Młynarska krytykuje antyszczepionkowców. „Mnie się nie marzy powrót gruźlicy”

Młynarska krytykuje antyszczepionkowców. „Mnie się nie marzy powrót gruźlicy”

Paulina Młynarska
Paulina Młynarska Źródło: Newspix.pl / Stanisław Krzywy
Paulina Młynarska wielokrotnie wypowiadała się na temat ważnych problemów społecznych takich jak homofobie czy ograniczanie praw kobiet w Polsce.
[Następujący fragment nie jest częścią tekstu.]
# pola-rs/polars

Hardware: AMD Instinct MI355X
Metric: rows/sec + achieved HBM GB/s, TPC-H Q1/Q3 SF100, 1/2/4/8 GPU vs CPU (higher is better)
Workload: dtype f64; 1 GPU; tpch_q1_sf100; rows_per_gpu=600000000, algorithmic_bytes_per_gpu_step=25200000000, parallelism=single GPU

## Files before the change

### include/polars_amd.h

```cpp
#ifndef POLARS_AMD_H
#define POLARS_AMD_H

#include <stddef.h>
#include <stdint.h>

#ifdef __cplusplus
extern "C" {
#endif

#define PLX_ABI_MAJOR 0
#define PLX_ABI_MINOR 1

#define PLX_OK 0
#define PLX_ERR_INVALID 1
#define PLX_ERR_HIP 2
#define PLX_ERR_UNSUPPORTED 3
#define PLX_ERR_OOM 4
#define PLX_ERR_SHAPE 5
#define PLX_ERR_NOT_FOUND 6
#define PLX_ERR_CANCELLED 7

typedef enum plx_dtype {
  PLX_BOOL = 0,
  PLX_I8 = 1,
// ... 213 lines not shown
  PLX_AE_BITMAP_LOOKUP = 12,
  PLX_AE_TEMPORAL = 13,
  PLX_AE_WINDOW = 14,
  PLX_AE_WINDOW_KEY = 15,
  PLX_AE_CUMULATIVE = 16,
  PLX_AE_RANK = 17
} plx_aexpr_kind;

typedef enum plx_operator {
  PLX_OP_EQ = 0, PLX_OP_NE = 1, PLX_OP_LT = 2, PLX_OP_LE = 3, PLX_OP_GT = 4, PLX_OP_GE = 5,
  PLX_OP_PLUS = 6, PLX_OP_MINUS = 7, PLX_OP_MULTIPLY = 8, PLX_OP_TRUE_DIVIDE = 9,
  PLX_OP_FLOOR_DIVIDE = 10, PLX_OP_MODULUS = 11, PLX_OP_AND = 12, PLX_OP_OR = 13, PLX_OP_XOR = 14
} plx_operator;

typedef struct plx_aexpr {
  int32_t kind;
  int32_t op;
  int32_t lhs;
  int32_t rhs;
  int32_t dtype;
  int32_t is_null;
  plx_scalar lit;
  const char* name;
  int32_t cond;
} plx_aexpr;

typedef enum plx_ir_kind {
  PLX_IR_SCAN = 0,
  PLX_IR_FILTER = 1,
  PLX_IR_SELECT = 2,
  PLX_IR_HSTACK = 3,
  PLX_IR_GROUPBY = 4,
  PLX_IR_JOIN = 5,
  PLX_IR_SORT = 6,
  PLX_IR_SLICE = 7,
  PLX_IR_DISTINCT = 8
} plx_ir_kind;

typedef enum plx_join_order {
  PLX_JOIN_ORDER_NONE = 0,
  PLX_JOIN_ORDER_LEFT = 1,
  PLX_JOIN_ORDER_RIGHT = 2,
  PLX_JOIN_ORDER_LEFT_RIGHT = 3,
  PLX_JOIN_ORDER_RIGHT_LEFT = 4
} plx_join_order;

typedef struct plx_ir {
  int32_t kind;
  int32_t input;
  int32_t input_right;
  int32_t predicate;
  plx_frame frame;
  const int32_t* exprs;
  int32_t n_exprs;
  const int32_t* keys;
  int32_t n_keys;
  const int32_t* keys_right;
  int32_t n_keys_right;
  int32_t how;
  int32_t maintain_order;
  const char* suffix;
  const uint8_t* sort_descending;
  const uint8_t* sort_nulls_last;
  int64_t slice_offset;
  int64_t slice_len;
  int32_t coalesce;
} plx_ir;

#define PLX_PLAN_NO_FUSION 1u
#define PLX_PLAN_NO_PARTITION 4u
#define PLX_PLAN_NO_DIRECT_JOIN 2u

int plx_execute_plan(const plx_ir* ir, int32_t n_ir, const plx_aexpr* exprs, int32_t n_exprs, int32_t root,
                     uint32_t flags, plx_frame* out);
int plx_describe_fusion(const plx_ir* ir, int32_t n_ir, const plx_aexpr* exprs, int32_t n_exprs, int32_t root, int32_t* fusable,
                        int32_t* static_shape_id, char* why_not, size_t why_cap);
int plx_debug_program_json(const plx_ir* ir, int32_t n_ir, const plx_aexpr* exprs, int32_t n_exprs, int32_t root, char* buf, size_t cap);
int plx_jit_selftest(const plx_ir* ir, int32_t n_ir, const plx_aexpr* exprs, int32_t n_exprs, int32_t root);
int plx_jit_stats(int32_t* compiled, double* compile_ms);
int plx_jit_set_min_rows(int64_t min_rows);
const char* plx_last_plan_description(void);
const char* plx_last_plan_encodings(void);
int32_t plx_last_scan_tile_rows(void);
int32_t plx_wide_tiles_choice(int32_t compiled, int32_t knob_on, int64_t n_rows, int32_t n_inputs, const int32_t* dtypes, const int32_t* nullable, const uint64_t* values,
                              const uint64_t* validity);

int plx_datagen_lineitem_q1(int64_t n_rows, uint64_t seed, plx_column* out_cols);
int plx_datagen_lineitem_q1_host(int64_t row0, int64_t n, uint64_t seed, int64_t* shipdate, uint8_t* returnflag, uint8_t* linestatus,
                                 int64_t* quantity, double* extendedprice, double* discount, double* tax);

int plx_datagen_orders_lineitem(int64_t n_orders, uint64_t seed, plx_column* out_orders, plx_column* out_lineitem);
int plx_datagen_orders_lineitem_host(int64_t order0, int64_t n, int64_t n_orders_total, uint64_t seed, int64_t* orderkey, int64_t* custkey,
                                     int64_t* orderdate, uint32_t* n_lines, int64_t line_cap, int64_t* l_orderkey, double* l_extendedprice,
                                     double* l_discount, int64_t* l_shipdate, int64_t* n_lines_out);
int plx_datagen_customer(int64_t n_customers, uint64_t seed, plx_column* out_cols);
int plx_datagen_customer_host(int64_t row0, int64_t n, uint64_t seed, int64_t* custkey, uint8_t* segment);
int plx_datagen_uniform(int32_t dtype, int64_t n_rows, uint64_t seed, uint32_t stream, int64_t lo, int64_t hi, double scale, plx_column* out);
int plx_datagen_uniform_host(int32_t dtype, int64_t row0, int64_t n, uint64_t seed, uint32_t stream, int64_t lo, int64_t hi, double scale, void* out);
int plx_datagen_zipf(int64_t n_rows, uint64_t seed, uint32_t stream, uint64_t x0_q62, int64_t n_keys, plx_column* out);
int plx_datagen_zipf_host(int64_t row0, int64_t n, uint64_t seed, uint32_t stream, uint64_t x0_q62, int64_t n_keys, int64_t* out);

typedef uint64_t plx_strdict;
int plx_strview_dict_encode(const void* views, const uint8_t* validity, int64_t bit_offset, int64_t n, const void* const* data_buffers, const int64_t* data_sizes,
                            int32_t n_data_buffers, plx_column* out_codes, plx_strdict* out_dict);
int plx_strview_dict_encode_device(plx_column views_u64_pairs, plx_column data_u8, plx_column* out_codes, plx_strdict* out_dict);
int plx_strview_stamp_nulls(plx_column views_u64_pairs, plx_column valid_bool);
int plx_strview_groupby(plx_column views_u64_pairs, plx_column value, plx_column* out_codes, plx_strdict* out_dict, plx_column* out_sum, plx_column* out_count, plx_column* out_len);
#define PLX_STR_MATCH_MAX_PATTERN 64
typedef enum plx_str_match_kind { PLX_STR_STARTS_WITH = 0, PLX_STR_ENDS_WITH = 1, PLX_STR_CONTAINS = 2 } plx_str_match_kind;
int plx_strdict_match(plx_strdict dict, int32_t kind, const uint8_t* pattern, int64_t pattern_len, plx_column* out_bool);
int plx_strview_match(plx_column views_u64_pairs, plx_column data_u8, int32_t kind, const uint8_t* pattern, int64_t pattern_len, plx_column* out_bool);
int plx_strview_match_host(const void* views, const uint8_t* data, int64_t data_len, int64_t n, int32_t kind, const uint8_t* pattern, int64_t pattern_len,
                           uint64_t* out_bits, uint64_t* out_valid);
int plx_bitmap_lookup(plx_column codes, plx_column lut_bool, plx_column* out_bool);
int plx_strdict_info(plx_strdict dict, int64_t* n_strings, int64_t* total_bytes);

typedef enum plx_time_unit { PLX_UNIT_DATE = 0, PLX_UNIT_MS = 1, PLX_UNIT_US = 2, PLX_UNIT_NS = 3 } plx_time_unit;
typedef enum plx_temporal_part_kind {
  PLX_PART_YEAR = 0, PLX_PART_MONTH = 1, PLX_PART_DAY = 2, PLX_PART_QUARTER = 3, PLX_PART_WEEKDAY = 4, PLX_PART_ORDINAL_DAY = 5,
  PLX_PART_HOUR = 6, PLX_PART_MINUTE = 7, PLX_PART_SECOND = 8, PLX_PART_DATE = 9
} plx_temporal_part_kind;
int plx_temporal_part(plx_column col, int part, int unit, plx_column* out);
int plx_temporal_part_host(const void* values, int unit, int part, int64_t n, void* out);

int plx_strdict_to_host(plx_strdict dict, int64_t* offsets, uint8_t* bytes);
int plx_strdict_free(plx_strdict dict);
int plx_datagen_id_views(int64_t n_rows, uint64_t seed, uint32_t stream, int64_t lo, int64_t hi, plx_column* out_views);
int plx_datagen_long_id_views(int64_t n_rows, uint64_t seed, uint32_t stream, int64_t lo, int64_t hi, plx_column* out_views, plx_column* out_data);

typedef uint64_t plx_parquet;
int plx_parquet_open(const char* path, plx_parquet* out);
int plx_parquet_close(plx_parquet file);
int plx_parquet_shape(plx_parquet file, int64_t* num_rows, int32_t* num_row_groups, int32_t* num_columns);
int plx_parquet_column_info(plx_parquet file, int32_t column, const char** name, int32_t* dtype, int32_t* logical, int32_t* nullable);
int plx_parquet_column_timezone(plx_parquet file, int32_t column, const char** timezone);
int plx_parquet_row_group_info(plx_parquet file, int32_t row_group, int64_t* num_rows, int64_t* compressed_bytes);
int plx_parquet_chunk_info(plx_parquet file, int32_t row_group, int32_t column, int32_t* codec, uint32_t* encodings, int64_t* compressed_bytes,
                           int64_t* uncompressed_bytes, int32_t* has_min_max, plx_scalar* min, plx_scalar* max, int64_t* null_count);
int plx_parquet_read(plx_parquet file, const int32_t* row_groups, int32_t n_row_groups, const int32_t* columns, int32_t n_columns, plx_frame* out);
int plx_parquet_categories(plx_parquet file, int32_t column, int64_t* n_strings, int64_t* total_bytes);
int plx_parquet_categories_to_host(plx_parquet file, int32_t column, int64_t* offsets, uint8_t* bytes);
int plx_parquet_column_strdict(plx_parquet file, int32_t column, plx_strdict* out);

typedef uint64_t plx_ipc;
int plx_ipc_open(const char* path, plx_ipc* out);
int plx_ipc_close(plx_ipc file);
int plx_ipc_shape(plx_ipc file, int64_t* num_rows, int32_t* num_batches, int32_t* num_columns);
int plx_ipc_column_info(plx_ipc file, int32_t column, const char** name, int32_t* dtype, int32_t* logical, int32_t* nullable);
int plx_ipc_column_timezone(plx_ipc file, int32_t column, const char** timezone);
int plx_ipc_batch_info(plx_ipc file, int32_t batch, int64_t* num_rows, int64_t* body_bytes, int32_t* compressed);
int plx_ipc_read(plx_ipc file, const int32_t* batches, int32_t n_batches, const int32_t* columns, int32_t n_columns, plx_frame* out);
int plx_ipc_read_string_views(plx_ipc file, const int32_t* batches, int32_t n_batches, int32_t column, plx_column* out_views, plx_column* out_data);
int plx_ipc_categories(plx_ipc file, int32_t column, int64_t* n_strings, int64_t* total_bytes);
int plx_ipc_categories_to_host(plx_ipc file, int32_t column, int64_t* offsets, uint8_t* bytes);
int plx_ipc_column_strdict(plx_ipc file, int32_t column, plx_strdict* out);

typedef uint64_t plx_comm;
int plx_comm_unique_id(uint8_t* out_128_bytes);
int plx_comm_init(const uint8_t* unique_id_128_bytes, int32_t rank, int32_t world_size, plx_comm* out);
int plx_comm_info(plx_comm comm, int32_t* rank, int32_t* world_size);
int plx_comm_free(plx_comm comm);
int plx_exchange_by_key(plx_comm comm, plx_frame frame, const char* key, uint64_t seed, plx_frame* out, uint64_t* rows_sent, uint64_t* bytes_sent);
int plx_allgather_frame(plx_comm comm, plx_frame frame, plx_frame* out);

typedef struct plx_profile_record {
  char name[48];
// ... 43 lines not shown
```

### polars_amd/_ffi.py

```python
from __future__ import annotations

import ctypes as C
import os
import threading
from typing import Optional

os.environ.setdefault("GPU_MAX_HW_QUEUES", "8")

_HERE = os.path.dirname(os.path.abspath(__file__))
LIB_PATH = os.path.join(_HERE, "libpolars_amd.so")

BOOL, I8, I16, I32, I64, U8, U16, U32, U64, F32, F64 = range(11)
EQ, NE, LT, LE, GT, GE = range(6)
ADD, SUB, MUL, TRUE_DIV, FLOOR_DIV, MOD = range(6)
AND, OR, XOR = range(3)
AGG_SUM, AGG_MEAN, AGG_MIN, AGG_MAX, AGG_COUNT, AGG_LEN, AGG_FIRST, AGG_VAR, AGG_STD = range(9)
AGG_QUANTILE = 9
AGG_N_UNIQUE = 10
UNIQUE_ANY, UNIQUE_FIRST, UNIQUE_LAST, UNIQUE_NONE = range(4)
UNIQUE_KEEPS = {"any": UNIQUE_ANY, "first": UNIQUE_FIRST, "last": UNIQUE_LAST, "none": UNIQUE_NONE}
QUANTILE_NEAREST, QUANTILE_LOWER, QUANTILE_HIGHER, QUANTILE_MIDPOINT, QUANTILE_LINEAR = range(5)
QUANTILE_INTERPOLATIONS = {"nearest": QUANTILE_NEAREST, "lower": QUANTILE_LOWER, "higher": QUANTILE_HIGHER, "midpoint": QUANTILE_MIDPOINT, "linear": QUANTILE_LINEAR}
JOIN_INNER, JOIN_LEFT, JOIN_SEMI, JOIN_ANTI, JOIN_FULL, JOIN_RIGHT = range(6)
JOIN_COALESCE_DEFAULT, JOIN_COALESCE, JOIN_KEEP_BOTH = range(3)
# ... 134 lines not shown
    "plx_parquet_chunk_info": (C.c_int, [C.c_uint64, C.c_int32, C.c_int32, _i32p, C.POINTER(C.c_uint32), _i64p, _i64p, _i32p, C.POINTER(Scalar), C.POINTER(Scalar), _i64p]),
    "plx_parquet_read": (C.c_int, [C.c_uint64, _i32p, C.c_int32, _i32p, C.c_int32, _u64p]),
    "plx_parquet_categories": (C.c_int, [C.c_uint64, C.c_int32, _i64p, _i64p]),
    "plx_parquet_categories_to_host": (C.c_int, [C.c_uint64, C.c_int32, C.c_void_p, C.c_void_p]),
    "plx_parquet_column_strdict": (C.c_int, [C.c_uint64, C.c_int32, _u64p]),
    "plx_ipc_open": (C.c_int, [C.c_char_p, _u64p]),
    "plx_ipc_close": (C.c_int, [C.c_uint64]),
    "plx_ipc_shape": (C.c_int, [C.c_uint64, _i64p, _i32p, _i32p]),
    "plx_ipc_column_info": (C.c_int, [C.c_uint64, C.c_int32, C.POINTER(C.c_char_p), _i32p, _i32p, _i32p]),
    "plx_ipc_column_timezone": (C.c_int, [C.c_uint64, C.c_int32, C.POINTER(C.c_char_p)]),
    "plx_ipc_batch_info": (C.c_int, [C.c_uint64, C.c_int32, _i64p, _i64p, _i32p]),
    "plx_ipc_read": (C.c_int, [C.c_uint64, _i32p, C.c_int32, _i32p, C.c_int32, _u64p]),
    "plx_ipc_read_string_views": (C.c_int, [C.c_uint64, _i32p, C.c_int32, C.c_int32, _u64p, _u64p]),
    "plx_ipc_categories": (C.c_int, [C.c_uint64, C.c_int32, _i64p, _i64p]),
    "plx_ipc_categories_to_host": (C.c_int, [C.c_uint64, C.c_int32, C.c_void_p, C.c_void_p]),
    "plx_ipc_column_strdict": (C.c_int, [C.c_uint64, C.c_int32, _u64p]),
    "plx_comm_unique_id": (C.c_int, [C.c_void_p]),
    "plx_comm_init": (C.c_int, [C.c_void_p, C.c_int32, C.c_int32, _u64p]),
    "plx_comm_info": (C.c_int, [C.c_uint64, C.POINTER(C.c_int32), C.POINTER(C.c_int32)]),
    "plx_comm_free": (C.c_int, [C.c_uint64]),
    "plx_exchange_by_key": (C.c_int, [C.c_uint64, C.c_uint64, C.c_char_p, C.c_uint64, _u64p, _u64p, _u64p]),
    "plx_allgather_frame": (C.c_int, [C.c_uint64, C.c_uint64, _u64p]),
    "plx_column_import_arrow": (C.c_int, [C.POINTER(ArrowArray), C.POINTER(ArrowSchema), _u64p]),
    "plx_column_import_series": (C.c_int, [C.POINTER(SeriesExport), _u64p]),
    "plx_column_export_arrow": (C.c_int, [C.c_uint64, C.POINTER(ArrowArray), C.POINTER(ArrowSchema)]),
    "plx_column_export_series": (C.c_int, [C.c_uint64, C.c_char_p, C.POINTER(SeriesExport)]),
    "plx_column_to_host": (C.c_int, [C.c_uint64, C.c_void_p, C.c_void_p, _i32p]),
    "plx_column_copy_to_device": (C.c_int, [C.c_uint64, C.c_void_p, C.c_void_p]),
    "plx_column_info": (C.c_int, [C.c_uint64, _i32p, _i64p, _i64p]),
    "plx_column_device_ptrs": (C.c_int, [C.c_uint64, C.POINTER(C.c_void_p), C.POINTER(C.c_void_p)]),
    "plx_column_retain": (C.c_int, [C.c_uint64]),
    "plx_column_free": (C.c_int, [C.c_uint64]),
    "plx_cmp": (C.c_int, [C.c_int, C.c_uint64, C.c_uint64, _u64p]),
    "plx_cmp_scalar": (C.c_int, [C.c_int, C.c_uint64, Scalar, _u64p]),
    "plx_bitmap_binop": (C.c_int, [C.c_int, C.c_uint64, C.c_uint64, _u64p]),
    "plx_bitmap_not": (C.c_int, [C.c_uint64, _u64p]),
    "plx_arith": (C.c_int, [C.c_int, C.c_uint64, C.c_uint64, _u64p]),
    "plx_arith_scalar": (C.c_int, [C.c_int, C.c_uint64, Scalar, C.c_int, _u64p]),
    "plx_cast": (C.c_int, [C.c_uint64, C.c_int, _u64p]),
    "plx_if_then_else": (C.c_int, [C.c_uint64, C.c_uint64, C.c_uint64, _u64p]),
    "plx_filter": (C.c_int, [C.c_uint64, C.c_uint64, _u64p]),
    "plx_gather": (C.c_int, [C.c_uint64, C.c_uint64, _u64p]),
    "plx_reduce": (C.c_int, [C.c_int, C.c_uint64, C.POINTER(Scalar), _i32p, _i32p]),
    "plx_reduce_var": (C.c_int, [C.c_uint64, C.c_int32, C.c_int32, C.POINTER(Scalar), _i32p, _i32p]),
    "plx_groupby_agg": (C.c_int, [_u64p, C.c_int32, _u64p, _i32p, C.c_int32, C.c_int32, _u64p, _u64p]),
    "plx_groupby_agg_ddof": (C.c_int, [_u64p, C.c_int32, _u64p, _i32p, C.c_int32, C.c_int32, _i32p, _u64p, _u64p]),
    "plx_reduce_quantile": (C.c_int, [C.c_uint64, C.c_double, C.c_int32, C.POINTER(Scalar), _i32p, _i32p]),
    "plx_groupby_agg_params": (C.c_int, [_u64p, C.c_int32, _u64p, _i32p, C.c_int32, C.c_int32, _i32p, C.POINTER(C.c_double), _i32p, _u64p, _u64p]),
    "plx_window_agg": (C.c_int, [_u64p, C.c_int32, _u64p, _i32p, C.c_int32, _i32p, C.POINTER(C.c_double), _i32p, _u64p]),
    "plx_cumulative": (C.c_int, [_u64p, C.c_int32, C.c_uint64, C.c_int32, C.c_int32, _u64p]),
    "plx_rank": (C.c_int, [_u64p, C.c_int32, C.c_uint64, C.c_int32, C.c_int32, _u64p]),
    "plx_join_indices": (C.c_int, [C.c_int, C.c_uint64, C.c_uint64, _u64p, _u64p]),
    "plx_datagen_lineitem_q1": (C.c_int, [C.c_int64, C.c_uint64, _u64p]),
    "plx_datagen_lineitem_q1_host": (C.c_int, [C.c_int64, C.c_int64, C.c_uint64, C.c_void_p, C.c_void_p, C.c_void_p, C.c_void_p, C.c_void_p, C.c_void_p, C.c_void_p]),
    "plx_datagen_orders_lineitem": (C.c_int, [C.c_int64, C.c_uint64, _u64p, _u64p]),
    "plx_datagen_orders_lineitem_host": (C.c_int, [C.c_int64, C.c_int64, C.c_int64, C.c_uint64, C.c_void_p, C.c_void_p, C.c_void_p, C.c_void_p, C.c_int64,
                                                   C.c_void_p, C.c_void_p, C.c_void_p, C.c_void_p, _i64p]),
    "plx_datagen_uniform": (C.c_int, [C.c_int32, C.c_int64, C.c_uint64, C.c_uint32, C.c_int64, C.c_int64, C.c_double, _u64p]),
    "plx_datagen_customer": (C.c_int, [C.c_int64, C.c_uint64, _u64p]),
    "plx_datagen_customer_host": (C.c_int, [C.c_int64, C.c_int64, C.c_uint64, C.c_void_p, C.c_void_p]),
    "plx_datagen_uniform_host": (C.c_int, [C.c_int32, C.c_int64, C.c_int64, C.c_uint64, C.c_uint32, C.c_int64, C.c_int64, C.c_double, C.c_void_p]),
    "plx_datagen_zipf": (C.c_int, [C.c_int64, C.c_uint64, C.c_uint32, C.c_uint64, C.c_int64, _u64p]),
    "plx_datagen_zipf_host": (C.c_int, [C.c_int64, C.c_int64, C.c_uint64, C.c_uint32, C.c_uint64, C.c_int64, C.c_void_p]),
    "plx_debug_program_json": (C.c_int, [C.POINTER(IR), C.c_int32, C.POINTER(AExpr), C.c_int32, C.c_int32, C.c_char_p, C.c_size_t]),
    "plx_reduce_n_unique": (C.c_int, [C.c_uint64, C.POINTER(C.c_uint32)]),
    "plx_distinct_mask": (C.c_int, [_u64p, C.c_int32, C.c_int32, _u64p]),
    "plx_sort_indices": (C.c_int, [_u64p, C.c_int32, C.POINTER(C.c_uint8), C.POINTER(C.c_uint8), C.c_int64, _u64p]),
    "plx_hash_partition": (C.c_int, [C.c_uint64, C.c_int32, C.c_uint64, _u64p, _i64p]),
    "plx_frame_new": (C.c_int, [C.POINTER(C.c_char_p), _u64p, C.c_int32, _u64p]),
    "plx_frame_free": (C.c_int, [C.c_uint64]),
    "plx_frame_concat": (C.c_int, [_u64p, C.c_int32, _u64p]),
    "plx_frame_shape": (C.c_int, [C.c_uint64, _i64p, _i32p]),
    "plx_frame_column": (C.c_int, [C.c_uint64, C.c_int32, C.POINTER(C.c_char_p), _u64p]),
    "plx_frame_dtypes": (C.c_int, [C.c_uint64, _i32p]),
    "plx_frame_to_host": (C.c_int, [C.c_uint64, C.POINTER(C.c_void_p), C.POINTER(C.c_void_p), _i32p]),
    "plx_execute_plan": (C.c_int, [C.POINTER(IR), C.c_int32, C.POINTER(AExpr), C.c_int32, C.c_int32, C.c_uint32, _u64p]),
    "plx_describe_fusion": (C.c_int, [C.POINTER(IR), C.c_int32, C.POINTER(AExpr), C.c_int32, C.c_int32, _i32p, _i32p, C.c_char_p, C.c_size_t]),
    "plx_jit_selftest": (C.c_int, [C.POINTER(IR), C.c_int32, C.POINTER(AExpr), C.c_int32, C.c_int32]),
    "plx_jit_stats": (C.c_int, [_i32p, C.POINTER(C.c_double)]),
    "plx_jit_set_min_rows": (C.c_int, [C.c_int64]),
    "plx_last_plan_description": (C.c_char_p, []),
    "plx_last_plan_encodings": (C.c_char_p, []),
    "plx_last_scan_tile_rows": (C.c_int32, []),
    "plx_wide_tiles_choice": (C.c_int32, [C.c_int32, C.c_int32, C.c_int64, C.c_int32, C.POINTER(C.c_int32), C.POINTER(C.c_int32), C.POINTER(C.c_uint64), C.POINTER(C.c_uint64)]),
    "plx_profile_enable": (C.c_int, [C.c_int]),
    "plx_profile_fetch": (C.c_int, [C.POINTER(ProfileRecord), C.c_int32, _i32p]),
    "plx_profile_clear": (C.c_int, []),
}
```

Tym razem w ostrych słowach oceniła działania osób, które sprzeciwiają się szczepieniom.

Członkowie ruchu antyszczepionkowego domagają się ograniczenia lub zniesienia obowiązku szczepień twierdząc, że są one szkodliwe dla zdrowia. Ostatnio posunęli się nawet do kierowania gróźb karalnych pod adresem prezydenta Wałbrzycha po tym, jak rada miejska przyjęła uchwałę wprowadzającą obowiązek szczepień przeciw COVID-19 dla mieszkańców miasta.

Paulina Młynarska zauważa, że „dla wielu osób szczepionkowe teorie spiskowe o chipach, eksperymencie medycznym czy 5G są przekomiczne, ale ten śmiech jest podszyty grozą”. W opinii dziennikarki „decyzja o tym, czy chcemy przyjąć szczepionkę nie jest naszą prywatną sprawą”. „Argument o tym, że »szczepienie to prywatna sprawa« kończy się tam, gdzie przenoszone przez Was wirusy zabijają innych. Mnie się nie marzy powrót gruźlicy, tyfusu, żółtaczki, polio, czarnej ospy itd”.– napisała Młynarska i przyznała, że marzy o powrocie do normalności.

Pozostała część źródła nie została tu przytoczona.